Economics

How Much Does Student Debt Depress Homeownership?

Jan. 17, 2019
2 min read

Total student loan debt in the U.S. recently topped $1.5 trillion, and is negatively impacting homeownership rates for young Americans, according to a forthcoming paper by Federal Reserve economists.

Their study seeks to quantify just how much student debt depresses homeownership rates among adults aged 24 to 32 years old, to add clarity to the tangled relationship between homeownership and student loan debt. Their findings so far show that the student debt growth between 2005 and 2014 accounted for the more than 20 percent of their homeownership rate drop, 9 percent. MarketWatch reports that this translates to roughly 400,000 young adults that were not able to buy a home in 2014 because of rising student loan debt. The paper "adds to the growing body of evidence that student debt does impact the way young adults approach other markers of financial adulthood, such as marriage and retirement," presaging future, national economic ramifications.

“We’re still selling people on the idea that higher education, no matter its cost and no matter the level of debt, is the ticket to a better more stable, more healthy life,” said Julie Margetta Morgan, a fellow at the Roosevelt Institute, a progressive think tank. “For many people, that’s not the case.”

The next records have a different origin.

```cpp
int yn_loss(yn_handle* h, const float* conf, const float* cls, const float* txtytwth, const float* target, int B,
            float* losses, float* g_conf, float* g_cls, float* g_txtytwth)
{
    YN_ENTER(h);
    if (need_square_grid(h, "yn_loss")) return 1;
    if (B <= 0) return fail(h, "yn_loss: batch must be positive");
    if ((g_conf != nullptr) != (g_cls != nullptr) || (g_conf != nullptr) != (g_txtytwth != nullptr))
        return fail(h, "yn_loss: pass all three gradient buffers or none");
    if (ensure_loss(h, B)) return 1;
// ... 752 lines not shown
    }
    if (st[0]) {
        int worst = 0;
        for (int b = 0; b < n; ++b) if (st[MERGE_STATE + b] > cap) { worst = b; break; }
        return fail(h, "%s: the merge list of %s %d needs %d rows, list_capacity is %d (the largest list of the batch needs %d)", who, unit, worst,
                    st[MERGE_STATE + worst], cap, st[1]);
    }
    if (st[3]) {
        const int worst = 4095 - (st[3] >> 19);
        return fail(h, "%s: %s %d was appended %d rows whose class is not an integer in 0..%d", who, unit, worst, st[3] & ((1 << 19) - 1), C - 1);
    }
    const bool soft_on = rule == YN_MERGE_NMS && soft != YN_SOFT_OFF;
    if (rule == YN_MERGE_WBF ? ensure_wbf(h, n, cap, C) : (soft_on ? ensure_soft(h, n, cap, C) : ensure_post(h, n, cap, C))) return 1;
    NmsWork wk = h->nms;
    wk.ovf = nullptr; wk.ovf_host = nullptr;
    if (rule == YN_MERGE_WBF) {
        const int e = expected > 0 ? expected : (default_expected > 0 ? default_expected : 1);
        launch_wbf_pipeline(lb, ls, lc, n, cap, C, nms_thresh, e, wk, h->wbf, mb, ms, mc, nullptr, nullptr, nullptr, mcount, h->stream);
    } else if (soft_on) {
        launch_soft_pipeline(lb, ls, lc, n, cap, C, soft, nms_thresh, soft_sigma, soft_floor, wk, h->soft, mb, ms, mc, nullptr, mcount, h->stream);
    } else {
        launch_nms_pipeline(lb, ls, lc, n, cap, C, nms_thresh, 0, wk, mb, ms, mc, nullptr, mcount, h->stream);
    }
    launch_pack(mb, ms, mc, mcount, n, cap, rec, offsets, h->stream);
    HIPCHK(h, hipGetLastError());
    last_n = n;
    return 0;
}

int MergeLists::empty_result(yn_handle* h, int n)
{
    HIPCHK(h, hipMemsetAsync(offsets, 0, (size_t)(n + 1) * sizeof(int32_t), h->stream));
    last_n = n; lists_n = n; total = 0;
    return 0;
}

int MergeLists::result(const float** rec_dev, const int32_t** offsets_dev, int32_t* total_out)
{
    if (last_n < 0) return 1;
    if (rec_dev) *rec_dev = rec;
    if (offsets_dev) *offsets_dev = offsets;
    if (total_out) {
        if (total < 0) {
            DeviceScope on(device);
            int32_t v = 0;
            if (hipMemcpyAsync(&v, offsets + last_n, sizeof(int32_t), hipMemcpyDeviceToHost, last_stream) != hipSuccess ||
                hipStreamSynchronize(last_stream) != hipSuccess)
// ... 638 lines not shown
```

yolo-nano_amd/csrc/yn_internal.h:

```cpp
#pragma once
#include <hip/hip_runtime.h>
#include <stdint.h>

#include <string>

#include "yn_devbuf.h"
#include "yn_head_tile_map.h"

namespace ynk {

extern bool g_log_lds;
void note_launch_lds(const char* kernel, size_t dyn_lds, unsigned threads);
}
#undef hipLaunchKernelGGL
#define hipLaunchKernelGGL(kernelName, numBlocks, numThreads, memPerBlock, streamId, ...)                                            \
    do {                                                                                                                              \
        if (ynk::g_log_lds) ynk::note_launch_lds(#kernelName, (size_t)(memPerBlock), (unsigned)(dim3(numThreads).x * dim3(numThreads).y)); \
        hipLaunchKernelGGLInternal((kernelName), numBlocks, numThreads, memPerBlock, streamId, __VA_ARGS__);                         \
    } while (0)
namespace ynk {

struct GemmArgs {
    const float* in;   int in_ld;   int in_off;
    const float* in2;  int resample;
// ... 147 lines not shown
                        float* boxes, float* scores, int32_t* cls, hipStream_t s);
struct NmsWork {
    int32_t* seg_count;
    int32_t* seg_off;
    int32_t* tile_off;
    int32_t* bucket;
    int32_t* keep;
    float*   sbox;
    void*    matrix;
    size_t   matrix_stride;
    int32_t* large_list;
    int32_t* bucket2; float* sbox2;
    int32_t* seg_count2; int32_t* tile_off2;
    int32_t* seg_order;
    int32_t* seg_sparse;
    int32_t* work_off;
    void*    pre_sync;
    int32_t* ctr;
    int      prefilter;
    int      sweep;
    int      large_cap;
    const unsigned* ovf;
    unsigned* ovf_host;
};
size_t nms_matrix_words_per_image(int N, int C);
size_t nms_pre_sync_words(int B, int N);
int nms_max_segment();
struct NmsHook { void (*fn)(void* ctx, const char* kernel); void* ctx; };
struct NmsPlan {
    int B, N, C;
    int few;
    int fused;
    int chunks;
    int merge;
    int prefilter;
    int pre_ranks;
    int sweep;
    int sweep_maxn, sweep_slots, sweep_split;
    int resolve_one;
    int resolve_split;
    int diou;
};
void launch_nms_pipeline(const float* boxes, const float* scores, const int32_t* cls, int B, int N, int C,
                         float nms_thresh, int diou, const NmsWork& wk,
                         float* out_boxes, float* out_scores, int32_t* out_cls, int32_t* out_index, int32_t* count,
                         hipStream_t s, const NmsHook* hook = nullptr, NmsPlan* plan = nullptr);
void launch_pack(const float* boxes, const float* scores, const int32_t* cls, const int32_t* count, int B, int N, float* rec, int32_t* offsets, hipStream_t s);
const int32_t* launch_nms_bucket_sort(const float* boxes, const float* scores, const int32_t* cls, int B, int N, int C, const NmsWork& wk,
                                      hipStream_t s, const NmsHook* hook, NmsPlan& rec);
void launch_nms_compact(const float* boxes, const float* scores, const int32_t* cls, int B, int N, const NmsWork& wk,
                        float* out_boxes, float* out_scores, int32_t* out_cls, int32_t* out_index, int32_t* count, hipStream_t s);

constexpr int YN_WBF_LDS_CLUSTERS = 512;
struct WbfWork {
    float* wbox;
    float* wscore;
    int32_t* wvotes;
    int32_t* windex;
    float* ofb; float* op;
    float* os; int32_t* on; int32_t* ofounder;
};
void launch_wbf_pipeline(const float* boxes, const float* scores, const int32_t* cls, int B, int N, int C, float iou_thresh, int expected,
                         const NmsWork& wk, const WbfWork& ww, float* out_boxes, float* out_scores, int32_t* out_cls, int32_t* out_index,
                         int32_t* out_votes, int32_t* assign, int32_t* count, hipStream_t s);
long long wbf_cost(long long n_rows, long long n_clusters);
void launch_fuse_append(const float* rec, const int32_t* offsets, int B, int C, int cap, float weight, float* lboxes, float* lscores, int32_t* lcls,
                        int32_t* state, hipStream_t st);

constexpr int YN_SOFT_LDS_ROWS = 2048;
constexpr int SOFT_HARD = 1, SOFT_LINEAR = 2, SOFT_GAUSSIAN = 3;
// ... 244 lines not shown
```

Before: 53920 images/s.

## Split NMS compact and pack kernels into per-image slices across many blocks

The compaction kernel, which ran one 1024-thread block per image, now launches a 2D grid of 256-thread blocks, each handling a slice of the keep array. Each slice first recounts the kept flags before its start with vectorized int4 ballots to find its output offset. The pack kernel is sliced the same way, and a new API sets the slice counts, with an automatic default aimed at about 512 blocks. This is meant to fill the GPU during the tail stages when B=32 gives only 32 blocks, at the cost of redundant prefix counting in later slices.

Result: no change. 54050 images/s, median of 6 (+0.2%).

```diff
diff --git a/include/yolonano_hip.h b/include/yolonano_hip.h
--- a/include/yolonano_hip.h
+++ b/include/yolonano_hip.h
@@ -50,6 +50,7 @@
 int  yn_tail_fuse(yn_handle* h, int enable);
 int  yn_nms_prefilter(yn_handle* h, int mode);
 int  yn_nms_sweep(yn_handle* h, int enable);
+int  yn_nms_tail_slices(yn_handle* h, int compact_slices, int pack_slices);
 int  yn_nms_sweep_segments(yn_handle* h, int B, int C);
 #define YN_NMS_PLAN_B             0
 #define YN_NMS_PLAN_N             1
diff --git a/yolo-nano_amd/capi.py b/yolo-nano_amd/capi.py
--- a/yolo-nano_amd/capi.py
+++ b/yolo-nano_amd/capi.py
@@ -57,6 +57,7 @@
     "yn_nms_prefilter": (_i32, [_vp, _i32]),
     "yn_nms_sweep": (_i32, [_vp, _i32]),
     "yn_nms_sweep_segments": (_i32, [_vp, _i32, _i32]),
+    "yn_nms_tail_slices": (_i32, [_vp, _i32, _i32]),
     "yn_nms_stages": (_i32, [_vp, _i32, _i32, _i32] + [_vp] * 10),
     "yn_load_param": (_i32, [_vp, ctypes.c_char_p, _vp, _i64p, _i32]),
     "yn_load_param_dev": (_i32, [_vp, ctypes.c_char_p, _vp, _i64p, _i32]),
@@ -418,6 +419,9 @@
     def nms_sweep(self, on=True):
         self._ck(self.lib.yn_nms_sweep(self.h, int(bool(on))), "yn_nms_sweep")
 
+    def nms_tail_slices(self, compact_slices=0, pack_slices=0):
+        self._ck(self.lib.yn_nms_tail_slices(self.h, int(compact_slices), int(pack_slices)), "yn_nms_tail_slices")
+
     def nms_sweep_segments(self, B, C):
         return int(self.lib.yn_nms_sweep_segments(self.h, int(B), int(C)))
 
diff --git a/yolo-nano_amd/csrc/kernels_post.hip b/yolo-nano_amd/csrc/kernels_post.hip
--- a/yolo-nano_amd/csrc/kernels_post.hip
+++ b/yolo-nano_amd/csrc/kernels_post.hip
@@ -1,6 +1,7 @@
 #include "yn_device.h"
 #include "yn_head_tile_map.h"
 #include "yn_prep.h"
+#include "yn_nms_tail.h"
 
 namespace ynk {
 
@@ -2026,88 +2027,111 @@
     if (threadIdx.x == 0) *count = picked;
 }
 
-__global__ __launch_bounds__(1024) void compact_kernel(const float* __restrict__ boxes, const float* __restrict__ scores,
-                                                        const int32_t* __restrict__ cls, const int32_t* __restrict__ keep, int N,
-                                                        float* __restrict__ out_boxes, float* __restrict__ out_scores,
-                                                        int32_t* __restrict__ out_cls, int32_t* __restrict__ out_index,
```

The study by Fed economists aims to estimate the effect of student debt on homeownership, assuming the borrower’s education stays the same. For every extra $1,000 in student debt, the homeownership rate among 4-year public college goers in their mid-20s drops by 1.8 percent, the researchers found. That translates to a roughly four month delay in homeownership ... an extra $3,000 in student debt will delay a young adult homebuyer by about a year.